# Ariens 824 won't throw snow..??



## capecodder116

Hi I'm new here and searching for answer to my puzzling question.

Recently purchased a used Ariens ST824 snowblower. Problem is it won't throw snow more than 5 or 6 feet. I have prefromed or checked the following:
1) checked all shear pins and they are intact.
2) checked roll pins on impeller they are not broken.
3) checked auger drive belt tensions and it seems fine and not slipping. Even replaced with a new one just in case.
4) Motor seems fine does not bog down or loose rpm when under load.

The machine "eats" the snow but just does not blow it out as it should. Like I said I the roll pins on the impeller are not broken.

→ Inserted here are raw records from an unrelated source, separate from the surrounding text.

static int raster_forward_impl(const ShSource* sh_src, bool training, int antialiasing,
	adgs_alloc_fn geometryBuffer, void* geometryUser,
	adgs_alloc_fn binningBuffer, void* binningUser,
	adgs_alloc_fn imageBuffer, void* imageUser,
	int P, int D, int M, int D_S,
	const float* background, int width, int height,
	const float* means3D, const float* shs, const float* colors_precomp, const float* flow_points, const float* semantic,
	const float* opacities, const float* scales, float scale_modifier, const float* rotations, const float* cov3D_precomp,
	const float* viewmatrix, const float* projmatrix, const float* cam_pos, float tan_fovx, float tan_fovy, int prefiltered,
	float* out_color, float* out_depth, float* img_opacity, float* img_flow, float* img_semantic,
	int inv_depth, int* radii, int debug, void* stream_) {
	(void)prefiltered;
	hipStream_t stream = (hipStream_t)stream_;
	FrameContext* fc = frame_context();
	if (P <= 0) return 0;
	if (D_S > MAX_SEMANTIC) { set_error("D_S exceeds 32 semantic channels"); return -1; }
	if (!means3D || !opacities || (!cov3D_precomp && (!scales || !rotations)) || !radii) { set_error("missing required input pointer"); return -1; }
	const int gx = (width + TILE_X - 1) / TILE_X, gy = (height + TILE_Y - 1) / TILE_Y;
	const size_t ntiles = (size_t)gx * gy, npix = (size_t)width * height;
	if (gx > 65535 || gy > 65535) { set_error("image too large"); return -1; }
	if (ntiles * 4 * (2 * (size_t)POOL_BLOCK + 1) > 0xffffffffull) { set_error("image too large: chunk slots are 32-bit"); return -1; }

	if (D_S > 1) training = true;
	if (use_v2(D_S)) {
		int cell_tiles = v2_cell_tiles(gx, gy, false);
		int cgx = (gx + cell_tiles - 1) / cell_tiles, cgy = (gy + cell_tiles - 1) / cell_tiles;
		size_t ncells = (size_t)cgx * cgy;
		const char* binning_env = env_str("ADGS_BINNING");
		const std::string binning_mode = binning_env ? binning_env : "";
		{
			const MailboxRef* mbp = mailbox();
			const unsigned old_m = fc->hint_max_cell_chunks;
			const unsigned seen = (mbp && fc->bucket_frame_pending) ? mbp->host->max_cell_chunks : 0u;
			fc->hint_max_cell_chunks = std::max(seen, old_m - std::max(1u, old_m / 16) * (old_m ? 1u : 0u));
			fc->bucket_frame_pending = false;
		}
		bool buckets = ncells <= (size_t)MAX_CELLS && cell_tiles <= 16 && binning_mode != "sort" &&
			(binning_mode == "bucket" || (fc->hint_cells <= (size_t)std::max(1, env_int("ADGS_BUCKET_MAX_CHUNKS", 4)) * GS_NMAX * (ncells << MAX_SLAB_LG) &&
			                              fc->hint_max_cell_chunks <= (unsigned)std::max(1, env_int("ADGS_BUCKET_MAX_CELL_CHUNKS", 16))));
		if (!buckets && !v2_keys_fit(gx, gy, cell_tiles)) {
			cell_tiles = v2_cell_tiles(gx, gy, true);
			cgx = (gx + cell_tiles - 1) / cell_tiles; cgy = (gy + cell_tiles - 1) / cell_tiles; ncells = (size_t)cgx * cgy;
		}
		const bool sort_fallback_fits = v2_keys_fit(gx, gy, cell_tiles);
		size_t gb = 0, ib = 0;
		const size_t count_cells = buckets ? ncells : 0;
		const bool with_ddir = training && sh_src && M == 16;
		GeomStateV2::carve(nullptr, P, &gb, with_ddir, count_cells);
		char* gch = geometryBuffer(geometryUser, gb);
		const int ppl = v2_pixels_per_lane(ntiles), sub = TILE_Y / (4 * ppl);
		const int wgy = (height + 4 * ppl - 1) / (4 * ppl);
		const size_t wtiles = (size_t)gx * wgy;
		ImgStateV2::carve(nullptr, npix, wtiles, ncells, &ib);
		char* ich = imageBuffer(imageUser, ib);
		if (!gch || !ich) { set_error("buffer allocator returned NULL"); return -1; }
		GeomStateV2 geom = GeomStateV2::carve(gch, P, nullptr, with_ddir, count_cells);
		ImgStateV2 img = ImgStateV2::carve(ich, npix, wtiles, ncells, nullptr);
		uint32_t frame_word = 0; bool order_tiles = false;
		{
			FrameCfg fcfg{ 1, cell_tiles, ppl };
			fcfg.antialiasing = antialiasing ? 1 : 0;
			fcfg.tile_order = env_int("ADGS_TILE_ORDER", 1) != 0; fcfg.sh_staging = env_str("ADGS_NO_SH_STAGING") == nullptr; fcfg.timeline = env_int("ADGS_TIMELINE_BWD", 0) != 0;
			order_tiles = wtiles >= 2048 && fcfg.tile_order;
			if (!training) order_tiles = false;
			fcfg.order_ready = order_tiles ? 1 : 0;
			fcfg.published = (training && env_int("ADGS_PUBLISHED_MASK", 1) != 0) ? 1 : 0;
			if (training) remember_frame(FrameKey{ ich, gch, width, height, P }, fcfg);
			frame_word = frame_cfg_word(fcfg);
		}
		const int fwd_order_mode = env_int("ADGS_FWD_ORDER", 2);
		OrderHints::Entry* hint = nullptr;
		const uint32_t* hint_read = nullptr;
		const bool fwd_hint_wanted = wtiles >= 2048 && env_int("ADGS_TILE_ORDER", 1) != 0 && fwd_order_mode == 2;
		if (fwd_hint_wanted) {
			hipStreamCaptureStatus cs0 = hipStreamCaptureStatusNone;
			(void)hipStreamIsCapturing(stream, &cs0);
			if (OrderHints* oh = order_hints()) {
				const bool cap0 = cs0 == hipStreamCaptureStatusActive;
				hint = oh->find(viewmatrix, projmatrix, width, height, wtiles, stream, cap0);
				if (!hint && training) {
					hipStreamCaptureMode mode = hipStreamCaptureModeRelaxed;
					if (cap0) (void)hipThreadExchangeStreamCaptureMode(&mode);
					hint = oh->create(viewmatrix, projmatrix, width, height, wtiles, stream, cap0, std::min<size_t>(ncells, (size_t)MAX_CELLS) * SLAB_ROW);
					if (cap0) (void)hipThreadExchangeStreamCaptureMode(&mode);
					(void)hipGetLastError();
				}
				oh->lookups++;
				if (hint && hint->buf) { hint_read = hint->buf; if (hint->written) oh->hits++; fc->last_order_hint = hint->written ? 1 : 0; } else { hint = nullptr; fc->last_order_hint = 0; }
			}
		}

		PreprocessArgs pa;
		pa.P = P; pa.D = D; pa.M = M; pa.D_S = D_S;
		pa.means3D = means3D; pa.scales = scales; pa.scale_modifier = scale_modifier; pa.rotations = rotations;
		pa.opacities = opacities; pa.shs = shs; pa.cov3D_precomp = cov3D_precomp; pa.colors_precomp = colors_precomp;
		pa.flow_points = flow_points; pa.semantic = semantic;
		pa.view = viewmatrix; pa.proj = projmatrix; pa.campos = cam_pos;
		pa.W = width; pa.H = height; pa.gx = gx; pa.gy = gy;
		pa.tan_fovx = tan_fovx; pa.tan_fovy = tan_fovy;
		pa.focal_y = height / (2.0f * tan_fovy); pa.focal_x = width / (2.0f * tan_fovx);
		pa.inv_depth = inv_depth;
		pa.radii = radii; pa.splats = geom.splats; pa.cov3D = nullptr; pa.clamped = geom.clamped; pa.tiles_touched = geom.cells_touched;
		pa.v2 = 1; pa.dupinfo = geom.dupinfo; pa.fine_touched = geom.fine_touched; pa.cell_tiles = cell_tiles; pa.cgx = cgx; pa.cgy = cgy;
		memset(&pa.sh_src, 0, sizeof(pa.sh_src));
		pa.sh0 = geom.sh0; pa.gacc = training ? geom.gacc : nullptr; pa.fine_total = geom.fine_total;
		pa.bucket_count = nullptr;
		pa.cfg_word = img.header; pa.cfg_value = frame_word;
		pa.ddir = geom.ddir;
		pa.published = training ? geom.published : nullptr;
		pa.antialias = antialiasing ? 1 : 0;
		FramePrologue pro{ nullptr, 0, nullptr, nullptr, 0 };
		bool own_bounds = false, sample_bounds = false;
		if (buckets) {
			if (!fc->slab_bounds) {
				hipStreamCaptureStatus csb = hipStreamCaptureStatusNone;
				(void)hipStreamIsCapturing(stream, &csb);
				hipStreamCaptureMode mode = hipStreamCaptureModeRelaxed;
				if (csb == hipStreamCaptureStatusActive) (void)hipThreadExchangeStreamCaptureMode(&mode);
				bool ok = hipMalloc((void**)&fc->slab_bounds, (size_t)MAX_CELLS * SLAB_ROW * sizeof(uint32_t)) == hipSuccess;
				ok = ok && (fc->service || hipStreamCreateWithFlags(&fc->service, hipStreamNonBlocking) == hipSuccess);
				ok = ok && hipMemsetAsync(fc->slab_bounds, 0xff, (size_t)MAX_CELLS * SLAB_ROW * sizeof(uint32_t), fc->service) == hipSuccess && hipStreamSynchronize(fc->service) == hipSuccess;
				if (csb == hipStreamCaptureStatusActive) (void)hipThreadExchangeStreamCaptureMode(&mode);
				if (!ok) { if (fc->slab_bounds) (void)hipFree(fc->slab_bounds); fc->slab_bounds = nullptr; (void)hipGetLastError(); }
			}
			pro.zero = reinterpret_cast<uint32_t*>(geom.bucket_fine_total()); pro.n_zero = 2 * SCAN_AUX_SLOTS + 8;
			if (fc->slab_bounds) {
				const bool own = training && hint && (hint->written || hint->captured) && hint->extra >= ncells * SLAB_ROW;
				own_bounds = own;
				sample_bounds = !own && fwd_hint_wanted && env_int("ADGS_SLAB_SAMPLE", 1) != 0;
				pro.copy_dst = geom.bounds; pro.copy_src = own ? hint->buf + wtiles + 16 : fc->slab_bounds; pro.n_copy = (int)(ncells * SLAB_ROW);
			}
			if (!sh_src && launch_bin_prepare(pro, stream) != 0) return -1;
			pa.bucket_count = geom.counts; pa.fine_total = geom.bucket_fine_total();
		}
		if (sh_src) { pa.sh_src = *sh_src; StageTimer t(ST_PREPROCESS, stream); if (launch_sh0(P, *sh_src, geom.sh0, stream, buckets ? &pro : nullptr) != 0) return -1; }
		if (const int evict_mb = env_int("ADGS_DBG_EVICT_MB", 0)) {
			static thread_local void* scratch = nullptr; static thread_local size_t scratch_bytes = 0;
			const size_t want = (size_t)evict_mb << 20;
			if (scratch_bytes < want) { if (scratch) (void)hipFree(scratch); scratch = nullptr; scratch_bytes = 0; if (hipMalloc(&scratch, want) == hipSuccess) scratch_bytes = want; }
			if (scratch) ADGS_HIP_CHECK(hipMemsetAsync(scratch, 0, want, stream));
		}
		{ StageTimer t(ST_PREPROCESS, stream); if (launch_preprocess_fwd(pa, stream) != 0) return -1; }
		ADGS_LAUNCH_CHECK(debug, stream);
		MailboxRef* mb = mailbox();
		if (!mb) { set_error("hipHostMalloc (mapped) failed"); return -1; }
		const uint32_t seq = mb->next_seq++;
		hipStreamCaptureStatus cap_status = hipStreamCaptureStatusNone;
		(void)hipStreamIsCapturing(stream, &cap_status);
		const bool capturing = cap_status == hipStreamCaptureStatusActive;
		const bool speculate = capturing || env_int("ADGS_NO_SPECULATION", 0) == 0;
		const size_t cap_cells = std::min<size_t>(std::max<size_t>(fc->hint_cells, (size_t)P + 4096), 0x7fffffffu);
		const size_t cap_fine = std::max<size_t>(fc->hint_fine, (size_t)8 * P + 4096);
		mb->cap_cells = cap_cells; mb->cap_fine = cap_fine;
		uint32_t* overflow_flag = geom.d_counts() + 3;
		CellScanArgs sa;
		sa.cell_count = geom.cell_count(); sa.cell_start = geom.cell_start; sa.cell_ranges = img.cell_ranges; sa.ncells = (int)ncells;
		sa.max_chunks = (uint32_t)std::min(MAX_CHUNKS, std::max(1, env_int("ADGS_MAX_CHUNKS", MAX_CHUNKS))); sa.d_counts = geom.d_counts();
		sa.fine_total = geom.bucket_fine_total(); sa.cell_work = geom.cell_work; sa.force_lg = buckets ? env_int("ADGS_SLABS_LG", -1) : -1;
		sa.slab_target = own_bounds ? (uint32_t)SLAB_TARGET : (uint32_t)SLAB_TARGET_FOREIGN;
		sa.cap_cells = speculate ? (uint32_t)cap_cells : 0xffffffffu; sa.cap_fine = speculate ? (unsigned long long)cap_fine : ~0ull;
		sa.box = mb->dev; sa.seq = seq;
		if (buckets) {
			StageTimer t(ST_SCAN, stream);
			if (launch_cell_colscan(geom.counts, (P + 255) / 256, (int)ncells, geom.cell_count(), stream) != 0) return -1;
			if (launch_cell_scan(sa, stream) != 0) return -1;
		} else {
			{
				StageTimer t(ST_SCAN, stream);
				if (exclusive_scan_u32_sum(geom.cells_touched, geom.offsets, (size_t)P + 1, geom.scan_temp, geom.fine_touched, geom.fine_total, stream) != 0) return -1;
			}
			hipLaunchKernelGGL(publish_counts_kernel, dim3(1), dim3(WAVE), 0, stream, (const uint32_t*)(geom.offsets + P), (const unsigned long long*)geom.fine_total, mb->dev, seq,
				speculate ? (uint32_t)cap_cells : 0xffffffffu, speculate ? (unsigned long long)cap_fine : ~0ull, overflow_flag);
			ADGS_HIP_CHECK(hipGetLastError());
		}
		ADGS_LAUNCH_CHECK(debug, stream);
		const int bit = (int)higher_msb((uint32_t)ncells);
		BinStateV2 bin;
		const int mask_shift = 32 + bit;
		auto enqueue_binning = [&](size_t cells, size_t fine, const uint32_t* d_count) -> int {
			size_t bb = 0;
			if (buckets) {
				BinStateV2::carve_buckets(nullptr, cells, training ? fine * sub : 0, training ? wtiles : 0, &bb, ncells);
				char* bch = binningBuffer(binningUser, bb);
				if (!bch) { set_error("binning allocator returned NULL"); return -1; }
				bin = BinStateV2::carve_buckets(bch, cells, training ? fine * sub : 0, training ? wtiles : 0, nullptr, ncells);
				if (cells == 0) { ADGS_HIP_CHECK(hipMemsetAsync(bin.pool_cursor, 0, sizeof(uint32_t), stream)); return 0; }
				const uint32_t cap = (uint32_t)std::min<size_t>(cells, 0xffffffffu);
				{ StageTimer t(ST_DUPLICATE, stream);
				  if (launch_cell_scatter(P, geom.dupinfo, geom.cell_start, geom.counts, bin.rec_key, bin.rec_im, cap, cell_tiles, cgx, (int)ncells, bin.pool_cursor, bin.slow_list, stream) != 0) return -1; }
				ADGS_LAUNCH_CHECK(debug, stream);
				SlabSortArgs ga;
				ga.cell_ranges = img.cell_ranges; ga.ncells = (int)ncells; ga.cell_work = geom.cell_work; ga.grid = (uint32_t)BinStateV2::slab_grid(cells, ncells); ga.rec_key = bin.rec_key; ga.rec_im = bin.rec_im; ga.ent_f = bin.entries; ga.cap = cap;
				ga.bounds = geom.bounds; ga.bounds_out = fc->slab_bounds; ga.d_counts = geom.d_counts(); ga.slow_list = bin.slow_list;
				ga.bounds_out2 = (training && hint && hint->extra >= ncells * SLAB_ROW) ? hint->buf + wtiles + 16 : nullptr;
				ga.box = mb->dev;
				{ StageTimer t(ST_SORT, stream);
				  if (sample_bounds && launch_cell_sample(ga, geom.bounds, stream) != 0) return -1;
				  if (launch_slab_sort(ga, stream) != 0) return -1; }
				ADGS_LAUNCH_CHECK(debug, stream);
				return 0;
			}
			BinStateV2::carve(nullptr, cells, training ? fine * sub : 0, training ? wtiles : 0, &bb);
			char* bch = binningBuffer(binningUser, bb);
			if (!bch) { set_error("binning allocator returned NULL"); return -1; }
			bin = BinStateV2::carve(bch, cells, training ? fine * sub : 0, training ? wtiles : 0, nullptr);
			if (cells == 0) {
				ADGS_HIP_CHECK(hipMemsetAsync(img.cell_ranges, 0, ncells * sizeof(uint2), stream));
				ADGS_HIP_CHECK(hipMemsetAsync(bin.pool_cursor, 0, sizeof(uint32_t), stream));
				return 0;
			}
			{ StageTimer t(ST_DUPLICATE, stream);
			  if (launch_duplicate_cells(P, geom.dupinfo, geom.offsets, bin.keys_unsorted, bin.list_unsorted, (uint32_t)std::min<size_t>(cells, 0xffffffffu),
			        cell_tiles, cgx, img.cell_ranges, (int)ncells, bin.pool_cursor, mask_shift, stream) != 0) return -1; }
			ADGS_LAUNCH_CHECK(debug, stream);
			{ StageTimer t(ST_SORT, stream);
			  if (radix_sort_pairs_u64_dn(bin.keys_unsorted, bin.keys, bin.list_unsorted, bin.list, cells, d_count, 32 + bit, bin.sort_temp, stream) != 0) return -1; }
			ADGS_LAUNCH_CHECK(debug, stream);
			{ StageTimer t(ST_RANGES, stream);
			  if (launch_tile_ranges((int)cells, d_count, bin.keys, img.cell_ranges, bit >= 32 ? 0xffffffffu : ((1u << bit) - 1u), stream) != 0) return -1;
// ... 73 lines not shown
		fc->stats.num_rendered = (int64_t)R_cells; fc->stats.tiles = (int32_t)ntiles; fc->stats.sort_bits = buckets ? 32 : 32 + bit;
		fc->stats.sort_passes = buckets ? 4 : (32 + bit + 7) / 8;
		fc->stats.reserved = buckets ? 1 : 0; fc->stats.fine_pairs = (int64_t)R_fine;
		return (int)R_cells;
	}

	size_t gbytes = 0, ibytes = 0;
	GeomState::carve(nullptr, P, &gbytes);
	char* gchunk = geometryBuffer(geometryUser, gbytes);
	ImgState::carve(nullptr, npix, ntiles, &ibytes);
	char* ichunk = imageBuffer(imageUser, ibytes);
	if (!gchunk || !ichunk) { set_error("buffer allocator returned NULL"); return -1; }
	GeomState geom = GeomState::carve(gchunk, P, nullptr);
	ImgState img = ImgState::carve(ichunk, npix, ntiles, nullptr);
	uint32_t frame_word = 0;
	{
		FrameCfg fcfg{ 0, 1, 4 };
		fcfg.antialiasing = antialiasing ? 1 : 0;
		fcfg.sh_staging = env_str("ADGS_NO_SH_STAGING") == nullptr;
		remember_frame(FrameKey{ ichunk, gchunk, width, height, P }, fcfg);
		frame_word = frame_cfg_word(fcfg);
	}

	PreprocessArgs pa;
	pa.P = P; pa.D = D; pa.M = M; pa.D_S = D_S;
	pa.means3D = means3D; pa.scales = scales; pa.scale_modifier = scale_modifier; pa.rotations = rotations;
	pa.opacities = opacities; pa.shs = shs; pa.cov3D_precomp = cov3D_precomp; pa.colors_precomp = colors_precomp;
	pa.flow_points = flow_points; pa.semantic = semantic;
	pa.view = viewmatrix; pa.proj = projmatrix; pa.campos = cam_pos;
	pa.W = width; pa.H = height; pa.gx = gx; pa.gy = gy;
	pa.tan_fovx = tan_fovx; pa.tan_fovy = tan_fovy;
	pa.focal_y = height / (2.0f * tan_fovy);
	pa.focal_x = width / (2.0f * tan_fovx);
	pa.inv_depth = inv_depth;
	pa.radii = radii; pa.splats = geom.splats; pa.cov3D = geom.cov3D; pa.clamped = geom.clamped; pa.tiles_touched = geom.tiles_touched;
	pa.v2 = 0; pa.dupinfo = nullptr; pa.fine_touched = nullptr; pa.cell_tiles = 1; pa.cgx = gx; pa.cgy = gy;
	memset(&pa.sh_src, 0, sizeof(pa.sh_src)); pa.sh0 = nullptr; pa.gacc = nullptr; pa.fine_total = nullptr;
	pa.bucket_count = nullptr;
	pa.cfg_word = img.header; pa.cfg_value = frame_word; pa.ddir = nullptr; pa.published = nullptr;
	pa.antialias = antialiasing ? 1 : 0;
	if (sh_src) { set_error("the raw-SH entry points need the default (v2) pipeline (not ADGS_RASTER_MODE=classic, D_S <= ADGS_V2_MAX_SEMANTIC)"); return -1; }
	{ StageTimer t(ST_PREPROCESS, stream); if (launch_preprocess_fwd(pa, stream) != 0) return -1; }
	ADGS_LAUNCH_CHECK(debug, stream);

	{
		StageTimer t(ST_SCAN, stream);
		if (exclusive_scan_u32(geom.tiles_touched, geom.offsets, (size_t)P + 1, geom.scan_temp, stream) != 0) return -1;
	}
	ADGS_LAUNCH_CHECK(debug, stream);

	uint32_t* host_word = pinned_word();
	if (!host_word) { set_error("hipHostMalloc failed"); return -1; }
	ADGS_HIP_CHECK(hipMemcpyAsync(host_word, geom.offsets + P, sizeof(uint32_t), hipMemcpyDeviceToHost, stream));
	ADGS_HIP_CHECK(hipStreamSynchronize(stream));
	const int num_rendered = (int)*host_word;

	size_t bbytes = 0;
	BinState::carve(nullptr, (size_t)num_rendered, &bbytes);
	char* bchunk = binningBuffer(binningUser, bbytes);
	if (!bchunk) { set_error("binning allocator returned NULL"); return -1; }
	BinState bin = BinState::carve(bchunk, (size_t)num_rendered, nullptr);

	{ StageTimer t(ST_DUPLICATE, stream);
	  if (launch_duplicate_keys(P, geom.splats, geom.offsets, radii, bin.keys_unsorted, bin.list_unsorted, gx, gy, stream) != 0) return -1; }
	ADGS_LAUNCH_CHECK(debug, stream);
	const int bit = (int)higher_msb((uint32_t)ntiles);
	{ StageTimer t(ST_SORT, stream);
	  if (radix_sort_pairs_u64(bin.keys_unsorted, bin.keys, bin.list_unsorted, bin.list, (size_t)num_rendered, 32 + bit, bin.sort_temp, stream) != 0) return -1; }
	ADGS_LAUNCH_CHECK(debug, stream);
	{ StageTimer t(ST_RANGES, stream);
	  ADGS_HIP_CHECK(hipMemsetAsync(img.ranges, 0, ntiles * sizeof(uint2), stream));
	  if (launch_tile_ranges(num_rendered, nullptr, bin.keys, img.ranges, 0xffffffffu, stream) != 0) return -1; }
	ADGS_LAUNCH_CHECK(debug, stream);

	RenderFwdArgs ra;
	ra.ranges = img.ranges; ra.point_list = bin.list; ra.splats = geom.splats;
	ra.W = width; ra.H = height; ra.gx = gx; ra.gy = gy; ra.D_S = D_S;
	ra.has_color = (colors_precomp != nullptr) || (shs != nullptr);
	ra.has_flow = flow_points != nullptr; ra.has_sem = (semantic != nullptr) && D_S > 0; ra.inv_depth = inv_depth != 0;
	ra.semantic = semantic; ra.bg = background;
	ra.final_T = img_opacity; ra.n_contrib = img.n_contrib;
	ra.out_color = out_color; ra.out_depth = out_depth; ra.out_flow = img_flow; ra.out_semantic = img_semantic;
	{ StageTimer t(ST_RENDER_FWD, stream); if (launch_render_fwd(ra, stream) != 0) return -1; }
	ADGS_LAUNCH_CHECK(debug, stream);

	fc->stats.num_rendered = num_rendered; fc->stats.tiles = (int32_t)ntiles; fc->stats.sort_bits = 32 + bit; fc->stats.sort_passes = (32 + bit + 7) / 8;
	fc->stats.fine_pairs = num_rendered;
	return num_rendered;
}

Anyone have any thoughts on this..?? All comments would be greatly appreciated.!!!


----------



## BelarusBulldog

This answer is going to be just a shot in the dark. Has the impeller ever been replaced? If it has, and was replaced with one too small the clearance will affect the machines ability to blow. You might also check to see if the blades of the impeller are bent, as this too will cause same problem. As I stated, just a shot in the dark. Bye


----------



## jhngardner367

Welcome to the forum,capecodder116 !

Is the snow heavy/wet,or dry/fluffy? If it's dry/fluffy,and it's still not up to par,check the auger for clearance between the auger blades and the housing. Most have a clearance of about 1/2". Any larger,and the snow fall away,before it's pushed out of the chute.
Another thing on the auger to check...and this will sound stupid...is if the auger is installed correctly.
There is a right and left side on them. 
Look at the front of the machine(ENGINE OFF !!),and turn the auger by hand(grab the top and roll it down),and see if it moves the snow inward on both sides.
I had a customer buy a new unit ,and the auger halves were on the wrong side,and it would do the same thing.


----------



## DBJR73

here's what I done with a few 824s and it made a big difference.
[ame]http://www.youtube.com/watch?v=EMAgb3QNEE8[/ame]


----------



## capecodder116

Appreciate the responses...
I'll check the rotation on the large augers but from my recollection they were rotating inward. 

I reviewed the youtube video showing the impeller kit and read the additonal comments....very interesting..!! 

I have two other Ariens machines one is circa 1970 and the other is only 3 years old. I just checked the 3 year old one and the impeller to wall clearance appears to be at least 1/2" and talking with one of our maintenance people he said this machine did not throw the snow as far as the older one. So I'm am going to find some strips of rubber and try this out....

Will let post my findings...thanks again for all the advise..!! [/COLOR]


----------